WHAT YOU SHOULD DO
Please copy each line of the records below that includes the word "continue".

□ □ □ □ □ □ □

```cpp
typedef struct sfmx_ba_problem sfmx_ba_problem;
int sfmx_ba_create(sfmx_ctx* ctx, int W, int P, const double* X, const int32_t* obs_ptr,
                   const int32_t* obs_li, const double* obs_uv, sfmx_ba_problem** out);
int sfmx_ba_reset(sfmx_ctx* ctx, sfmx_ba_problem* prob, int W, int P, const double* X, const int32_t* obs_ptr,
                  const int32_t* obs_li, const double* obs_uv);
void sfmx_ba_destroy(sfmx_ctx* ctx, sfmx_ba_problem* prob);
int sfmx_ba_build(sfmx_ctx* ctx, sfmx_ba_problem* prob, const double* poses_wc, double fx, double fy,
                  double cx, double cy, double huber, double lambda, int damp, double* S_out,
                  double* b_out);
int sfmx_ba_step(sfmx_ctx* ctx, sfmx_ba_problem* prob, const double* poses_wc, double fx, double fy,
                 double cx, double cy, double huber, double lambda, double* dx_out);
int sfmx_ba_begin(sfmx_ctx* ctx, sfmx_ba_problem* prob, int iters, double fx, double fy, double cx, double cy, double huber,
                  double lambda);
int sfmx_ba_end(sfmx_ctx* ctx, sfmx_ba_problem* prob);
int sfmx_ba_build_partial(sfmx_ctx* ctx, sfmx_ba_problem* prob, const double* poses_wc, double fx,
                          double fy, double cx, double cy, double huber, void** S_dev, void** b_dev);

typedef struct sfmx_comm sfmx_comm;
#define SFMX_COMM_ID_BYTES 128
int sfmx_comm_get_unique_id(void* id_out);
// ... 463 lines not shown
```

### structure-from-motion-3d-reconstruction_amd/capi.py

```python
from __future__ import annotations

import ctypes
import os
from ctypes import POINTER, byref, c_char_p, c_double, c_int, c_int32, c_uint8, c_uint32, c_uint64, c_void_p

import numpy as np

os.environ.setdefault("GPU_MAX_HW_QUEUES", "8")

_HERE = os.path.dirname(os.path.abspath(__file__))
LIB_PATH = os.path.join(_HERE, "_build", "libsfmx.so")

SFMX_OK, SFMX_ERR_INVALID, SFMX_ERR_HIP, SFMX_ERR_NO_DEVICE, SFMX_ERR_SINGULAR, SFMX_ERR_UNSUPPORTED = range(6)

SYMBOLS = [
    "sfmx_ctx_create", "sfmx_ctx_create_prio", "sfmx_ctx_destroy", "sfmx_last_error", "sfmx_sync", "sfmx_ctx_device", "sfmx_ctx_make_current", "sfmx_stream", "sfmx_set_timing", "sfmx_get_timing",
    "sfmx_last_kernel_us", "sfmx_kernel_profile", "sfmx_kernel_profile_name", "sfmx_pyramid_create", "sfmx_pyramid_destroy", "sfmx_pyramid_upload",
    "sfmx_pyramid_set_device", "sfmx_pyramid_set_device_async", "sfmx_pyramid_wait", "sfmx_pyramid_fetched_level", "sfmx_pyramid_download_level", "sfmx_pyramid_level_size", "sfmx_shi_tomasi_score",
    "sfmx_shi_tomasi_candidates", "sfmx_shi_tomasi_candidates_pruned", "sfmx_shi_tomasi_fetch_all_keys", "sfmx_klt_track", "sfmx_ransac_score", "sfmx_ransac_score_ex", "sfmx_sampson_mask", "sfmx_ba_create",
    "sfmx_ba_reset", "sfmx_ba_destroy", "sfmx_ba_build", "sfmx_ba_step", "sfmx_ba_begin", "sfmx_ba_end", "sfmx_ba_build_partial", "sfmx_ba_step_sharded", "sfmx_ba_step_sharded_elements", "sfmx_solve_dense", "sfmx_posegraph_solve",
    "sfmx_comm_get_unique_id", "sfmx_comm_create", "sfmx_comm_destroy", "sfmx_comm_rank", "sfmx_comm_world", "sfmx_shard_range",
    "sfmx_comm_allreduce_f64", "sfmx_comm_allreduce_u64_max",
    "sfmx_debug_hypot", "sfmx_debug_divsqrt", "sfmx_debug_klt_slow_steps",
    "sfmx_stereo_default_params", "sfmx_stereo_check_params", "sfmx_stereo_create", "sfmx_stereo_destroy", "sfmx_stereo_disparity",
    "sfmx_stereo_last_us",
    "sfmx_fusion_default_params", "sfmx_fusion_check_params", "sfmx_fusion_create", "sfmx_fusion_destroy", "sfmx_fusion_reset",
    "sfmx_fusion_add_view", "sfmx_fusion_add_stereo_view", "sfmx_fusion_integrate", "sfmx_fusion_read", "sfmx_fusion_extract",
    "sfmx_fusion_last_us",
    "sfmx_fusion_extract_normals", "sfmx_fusion_normals_us",
    "sfmx_shade_default_params", "sfmx_shade_check_params", "sfmx_shade_create", "sfmx_shade_destroy", "sfmx_shade_reset",
    "sfmx_shade_add_view", "sfmx_shade_add_stereo_view", "sfmx_shade_view_count", "sfmx_shade_vertices", "sfmx_shade_fusion",
    "sfmx_shade_last_us",
    "sfmx_consist_default_params", "sfmx_consist_check_params", "sfmx_consist_create", "sfmx_consist_destroy", "sfmx_consist_reset",
    "sfmx_consist_add_view", "sfmx_consist_add_stereo_view", "sfmx_consist_view_count", "sfmx_consist_filter", "sfmx_consist_read",
    "sfmx_consist_counts", "sfmx_fusion_add_consist_view", "sfmx_consist_last_us",
# ... 2117 lines not shown
        obs_uv = _f64(obs_uv)
        self.P = X.shape[0]
        self.h_ = c_void_p()
        ctx._chk(ctx.lib.sfmx_ba_create(ctx.h_, c_int(W), c_int(self.P), _p(X, c_double), _p(obs_ptr, c_int32),
                                        _p(obs_li, c_int32), _p(obs_uv, c_double), byref(self.h_)))

    def reset(self, W: int, X, obs_ptr, obs_li, obs_uv):
        X = _f64(X)
        obs_ptr = np.ascontiguousarray(obs_ptr, np.int32)
        obs_li = np.ascontiguousarray(obs_li, np.int32)
        obs_uv = _f64(obs_uv)
        self.ctx._chk(self.ctx.lib.sfmx_ba_reset(self.ctx.h_, self.h_, c_int(W), c_int(X.shape[0]), _p(X, c_double), _p(obs_ptr, c_int32),
                                                 _p(obs_li, c_int32), _p(obs_uv, c_double)))
        self.W, self.P = W, X.shape[0]

    def build(self, poses_wc, fx, fy, cx, cy, huber, lam, damp=True):
        D = 6 * self.W
        poses = _f64(poses_wc)
        S = np.zeros((D, D))
        b = np.zeros(D)
        self.ctx._chk(self.ctx.lib.sfmx_ba_build(self.ctx.h_, self.h_, _p(poses, c_double), c_double(fx), c_double(fy),
                                                 c_double(cx), c_double(cy), c_double(huber), c_double(lam),
                                                 c_int(1 if damp else 0), _p(S, c_double), _p(b, c_double)))
        return S, b

    def step(self, poses_wc, fx, fy, cx, cy, huber, lam):
        poses = _f64(poses_wc)
        dx = np.zeros(6 * self.W)
        rc = self.ctx.lib.sfmx_ba_step(self.ctx.h_, self.h_, _p(poses, c_double), c_double(fx), c_double(fy), c_double(cx),
                                       c_double(cy), c_double(huber), c_double(lam), _p(dx, c_double))
# ... 305 lines not shown
```

### structure-from-motion-3d-reconstruction_amd/csrc/hip/ba.hip

```cpp
#include "sfmx_internal.h"

#include <chrono>
#include <cstdio>
#include <cstdlib>
#include <mutex>
#include <vector>

#ifdef SFMX_BA_WGSTAMPS
#define WGS_CAP (1u << 20)
__device__ unsigned long long g_wgs_ring[WGS_CAP][8];
__device__ unsigned g_wgs_next;
struct WgStamp {
  unsigned long long t0, m[4] = {0, 0, 0, 0};
  unsigned hw;
  __device__ __forceinline__ void mark(int i) { m[i] = __builtin_amdgcn_s_memrealtime(); }
  __device__ __forceinline__ WgStamp() {
    t0 = __builtin_amdgcn_s_memrealtime();
    hw = (unsigned)__builtin_amdgcn_s_getreg((31 << 11) | 4) | ((unsigned)__builtin_amdgcn_s_getreg((3 << 11) | 20) << 28);
  }
  __device__ __forceinline__ void done(int kind, int blk, int nblk) const {
    __syncthreads();
    if (threadIdx.x == 0) {
      const unsigned slot = atomicAdd(&g_wgs_next, 1u) & (WGS_CAP - 1);
      g_wgs_ring[slot][0] = t0;
// ... 27 lines not shown
#define WGS_BEGIN
#define WGS_END(kind, blk, nblk)
#define WGS_MARK(i)
#define WGS_PARAM
#define WGS_ARG
#endif

#define BA_SLOT 84
#define BA_MAX_OBS 16
#define BA_MAX_W 64

struct sfmx_ba_problem {
  int W = 0, P = 0, R = 0, MS = 0;
  DevBuf bufs[12];
  double* X = nullptr;
  int32_t* obs_ptr = nullptr;
  int32_t* obs_li = nullptr;
  double* obs_uv = nullptr;
  double* poses = nullptr;
  double* rec = nullptr;
  int8_t* slot_of = nullptr;
  double* S = nullptr;
  double* b = nullptr;
  double* work = nullptr;
  double* contrib = nullptr;
  unsigned* ticket = nullptr;
  hipEvent_t ev_sync = nullptr, ev_exp[2] = {nullptr, nullptr}, ev_red[2] = {nullptr, nullptr};
  int chunk = 0;
  bool lds_points = false;
  bool job_active = false;
// ... 868 lines not shown
  }
  WGS_MARK(1);
  __syncthreads();
  if (tid < BAR_COLS && valid) {
    if (is_b) {
      if (damp && i < 6) acc = 0.0;
      b[i] = acc;
    } else {
      if (damp && i == j) {
        acc += lambda;
        if (i < 6) acc += 1e9;
      }
      S[(size_t)i * D + j] = acc;
    }
  }
  if constexpr (SOLVE_N > 0) {
    __shared__ int is_last;
    if (publish_system == 2) {
      if (tid < BAR_COLS && valid) {
        host_out[e] = acc;
        __threadfence_system();
      }
      __syncthreads();
      if (tid == 0) {
        const bool last = __hip_atomic_fetch_add(ticket, 1u, __ATOMIC_ACQ_REL, __HIP_MEMORY_SCOPE_AGENT) == (unsigned)nblk - 1u;
        if (last) {
          __hip_atomic_store(ticket, 0u, __ATOMIC_RELAXED, __HIP_MEMORY_SCOPE_AGENT);
          __threadfence_system();
          __hip_atomic_store(reinterpret_cast<unsigned long long*>(host_out + (SOLVE_N * SOLVE_N + SOLVE_N)), seq, __ATOMIC_RELEASE, __HIP_MEMORY_SCOPE_SYSTEM);
        }
      }
      WGS_MARK(2);
      return;
    }
    if (tid < BAR_COLS) __threadfence();
    __syncthreads();
    if (tid == 0) is_last = atomicAdd(ticket, 1u) == (unsigned)nblk - 1u ? 1 : 0;
    __syncthreads();
    WGS_MARK(2);
    if (!is_last) return;
    __threadfence();
    if (tid == 0) *ticket = 0;
    if (publish_system) {
      const int ne = SOLVE_N * SOLVE_N + SOLVE_N;
      for (int k = tid; k < ne; k += 256) host_out[k] = S[k];
      __threadfence_system();
      __syncthreads();
      if (tid == 0)
        __hip_atomic_store(reinterpret_cast<unsigned long long*>(host_out + ne), seq, __ATOMIC_RELEASE, __HIP_MEMORY_SCOPE_SYSTEM);
// ... 465 lines not shown
                             int publish_system, bool streaming) {
  const char* tile_env = getenv("SFMX_BA_TILE");
  const int tile_rows = tile_env ? atoi(tile_env) : 32;
  if (fused_solve && q->W == 6 && tile_rows == 32) {
    k_ba_reduce<32, 36, 4, 2><<<nwg, 256, 0, c->stream>>>(q->W, p_cnt, rows, lambda, damp, S_out, b_out, q->ticket, q->work, host_out, seq, wave_prio, init,
                                                         wg_lo, publish_system);
  } else if (fused_solve && q->W == 6 && tile_rows == 16) {
    k_ba_reduce<16, 36, 8, 2><<<nwg, 256, 0, c->stream>>>(q->W, p_cnt, rows, lambda, damp, S_out, b_out, q->ticket, q->work, host_out, seq, wave_prio, init,
                                                         wg_lo, publish_system);
  } else if (fused_solve && q->W == 6) {
    k_ba_reduce<64, 36, 2, 2><<<nwg, 256, 0, c->stream>>>(q->W, p_cnt, rows, lambda, damp, S_out, b_out, q->ticket, q->work, host_out, seq, wave_prio, init,
                                                         wg_lo, publish_system);
  } else if (fused_solve && q->W == 10) {
    k_ba_reduce<128, 60, 2, 2><<<nwg, 256, 0, c->stream>>>(q->W, p_cnt, rows, lambda, damp, S_out, b_out, q->ticket, q->work, host_out, seq, wave_prio, init,
                                                          wg_lo, publish_system);
  } else if (!streaming) {
    k_ba_reduce<64, 0, 2, 2><<<nwg, 256, 0, c->stream>>>(q->W, p_cnt, rows, lambda, damp, S_out, b_out, nullptr, nullptr, nullptr, 0, wave_prio, init, wg_lo);
  } else {
    k_ba_reduce<128, 0, 2, 2><<<nwg, 256, 0, c->stream>>>(q->W, p_cnt, rows, lambda, damp, S_out, b_out, nullptr, nullptr, nullptr, 0, wave_prio, init, wg_lo);
  }
}
static int ba_launch_reduce(sfmx_ctx* c, sfmx_ba_problem* q, int p_lo, int p_cnt, double lambda, int damp, double* S_out, double* b_out,
                            const double* init, bool fused_solve, double* host_out, unsigned long long seq, int wave_prio, int wg_lo = 0,
                            int wg_cnt = -1, int publish_system = 0, int e_lo = 0, int e_hi = 0x7fffffff) {
  const size_t CS = (size_t)36 * q->W * q->W + 48 * q->W;
  const int nwg = wg_cnt >= 0 ? wg_cnt : ba_element_blocks(q);
  if (nwg == 0 || p_cnt <= 0) return SFMX_OK;
  if (wg_cnt >= 0) fused_solve = false;
  if (q->chunk == 0) {
    SFMX_PROF(c, KID_BA_REDUCE, ba_reduce_kernel(c, q, q->contrib + (size_t)p_lo * CS, p_cnt, lambda, damp, S_out, b_out, init, fused_solve, host_out, seq,
// ... 106 lines not shown
  if (rc) return rc;
  for (int r = 0; r < n_ranks; ++r) {
    int lo = 0, hi = 0;
    sfmx_shard_range(q->P, r, n_ranks, &lo, &hi);
    if (order == 4) rc = ba_launch_reduce(c, q, lo, hi - lo, 0.0, 0, q->S, q->b, r == 0 ? nullptr : q->S, false, nullptr, 0, ba_wave_prio());
    else rc = ba_launch_reduce(c, q, lo, hi - lo, 0.0, 0, part + (size_t)r * NE, part + (size_t)r * NE + (size_t)D * D, nullptr, false, nullptr, 0,
                               ba_wave_prio());
    if (rc) return rc;
  }
  if (order != 4) k_ba_combine_partials<<<(NE + 255) / 256, 256, 0, c->stream>>>(part, n_ranks, NE, order, q->S);
  t.stop();
  SFMX_HIP(c, hipGetLastError());
  return SFMX_OK;
}

extern "C" {

int sfmx_ba_reset(sfmx_ctx* c, sfmx_ba_problem* q, int W, int P, const double* X, const int32_t* obs_ptr, const int32_t* obs_li,
                  const double* obs_uv) {
  SFMX_REQUIRE(c, c && q && W >= 1 && W <= BA_MAX_W && P >= 1 && X && obs_ptr && obs_li && obs_uv);
  if (q->job_active) (void)sfmx_ba_end(c, q);
  const int R = obs_ptr[P];
  SFMX_REQUIRE(c, R >= 0 && obs_ptr[0] == 0);
  q->W = W; q->P = P; q->R = R;
  q->MS = W < BA_MAX_OBS ? W : BA_MAX_OBS;
  const int D = 6 * W;
  const size_t CS = (size_t)36 * W * W + 36 * W + 12 * W;
  auto up16 = [](size_t v) { return (v + 15) & ~(size_t)15; };
  const size_t o_x = 0, o_uv = up16((size_t)P * 24), o_ptr = o_uv + up16((size_t)R * 16), o_li = o_ptr + up16((size_t)(P + 1) * 4);
  const size_t in_bytes = o_li + up16((size_t)R * 4) + 16;
  q->chunk = ba_merged(q) ? 0 : ba_chunk_points();
  const size_t row_slots = q->chunk ? (size_t)2 * q->chunk : (size_t)P;
  const size_t need[11] = {in_bytes, 16, 16, 16, (size_t)W * 96,
                           (size_t)P * q->MS * BA_SLOT * 8, (size_t)P * W, (size_t)D * D * 8 + (size_t)D * 8, 16, (size_t)D * 8 + 64,
                           row_slots * CS * 8};
  const void* ticket_before = q->bufs[8].p;
  for (int i = 0; i < 11; i++) SFMX_HIP(c, q->bufs[i].ensure(need[i]));
  const bool new_ticket = q->bufs[8].p != ticket_before;
  q->ticket = q->bufs[8].as<unsigned>();
  q->contrib = q->bufs[10].as<double>();
  char* in = q->bufs[0].as<char>();
  q->X = reinterpret_cast<double*>(in + o_x); q->obs_uv = reinterpret_cast<double*>(in + o_uv);
  q->obs_ptr = reinterpret_cast<int32_t*>(in + o_ptr); q->obs_li = reinterpret_cast<int32_t*>(in + o_li);
  q->poses = q->bufs[4].as<double>(); q->rec = q->bufs[5].as<double>();
  q->slot_of = q->bufs[6].as<int8_t>(); q->S = q->bufs[7].as<double>(); q->b = q->S + (size_t)D * D;
  q->work = q->bufs[9].as<double>();
  q->lds_points = false;
  if (ba_merged(q)) {
    bool dup = false;
    for (int p = 0; p < P && !dup; p++) {
      const int o0 = obs_ptr[p], cnt = obs_ptr[p + 1] - o0;
      if (cnt < 2 || cnt > BA_MAX_OBS) continue;
      unsigned long long seen = 0;
      for (int k = 0; k < cnt; k++) {
        const int li = obs_li[o0 + k];
        if (li < 0 || li >= W) continue;
        if (seen >> li & 1ull) { dup = true; break; }
        seen |= 1ull << li;
      }
    }
    q->lds_points = !dup;
  }
  if (c->ba_upload_in_flight) {
    SFMX_HIP(c, hipStreamSynchronize(c->stream));
    c->ba_upload_in_flight = false;
  }
  SFMX_HIP(c, c->h[4].ensure(in_bytes));
  char* st = c->h[4].as<char>();
  memcpy(st + o_x, X, (size_t)P * 24);
  memcpy(st + o_ptr, obs_ptr, (size_t)(P + 1) * 4);
  if (R > 0) {
    memcpy(st + o_uv, obs_uv, (size_t)R * 16);
    memcpy(st + o_li, obs_li, (size_t)R * 4);
  }
  SFMX_HIP(c, hipMemcpyAsync(in, st, in_bytes, hipMemcpyHostToDevice, c->stream));
  if (new_ticket) SFMX_HIP(c, hipMemsetAsync(q->ticket, 0, 16, c->stream));
  c->ba_upload_in_flight = true;
  return SFMX_OK;
}
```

□ □ □ □ □ □ □

ANSWER FOR THE TASK
      if (cnt < 2 || cnt > BA_MAX_OBS) continue;
        if (li < 0 || li >= W) continue;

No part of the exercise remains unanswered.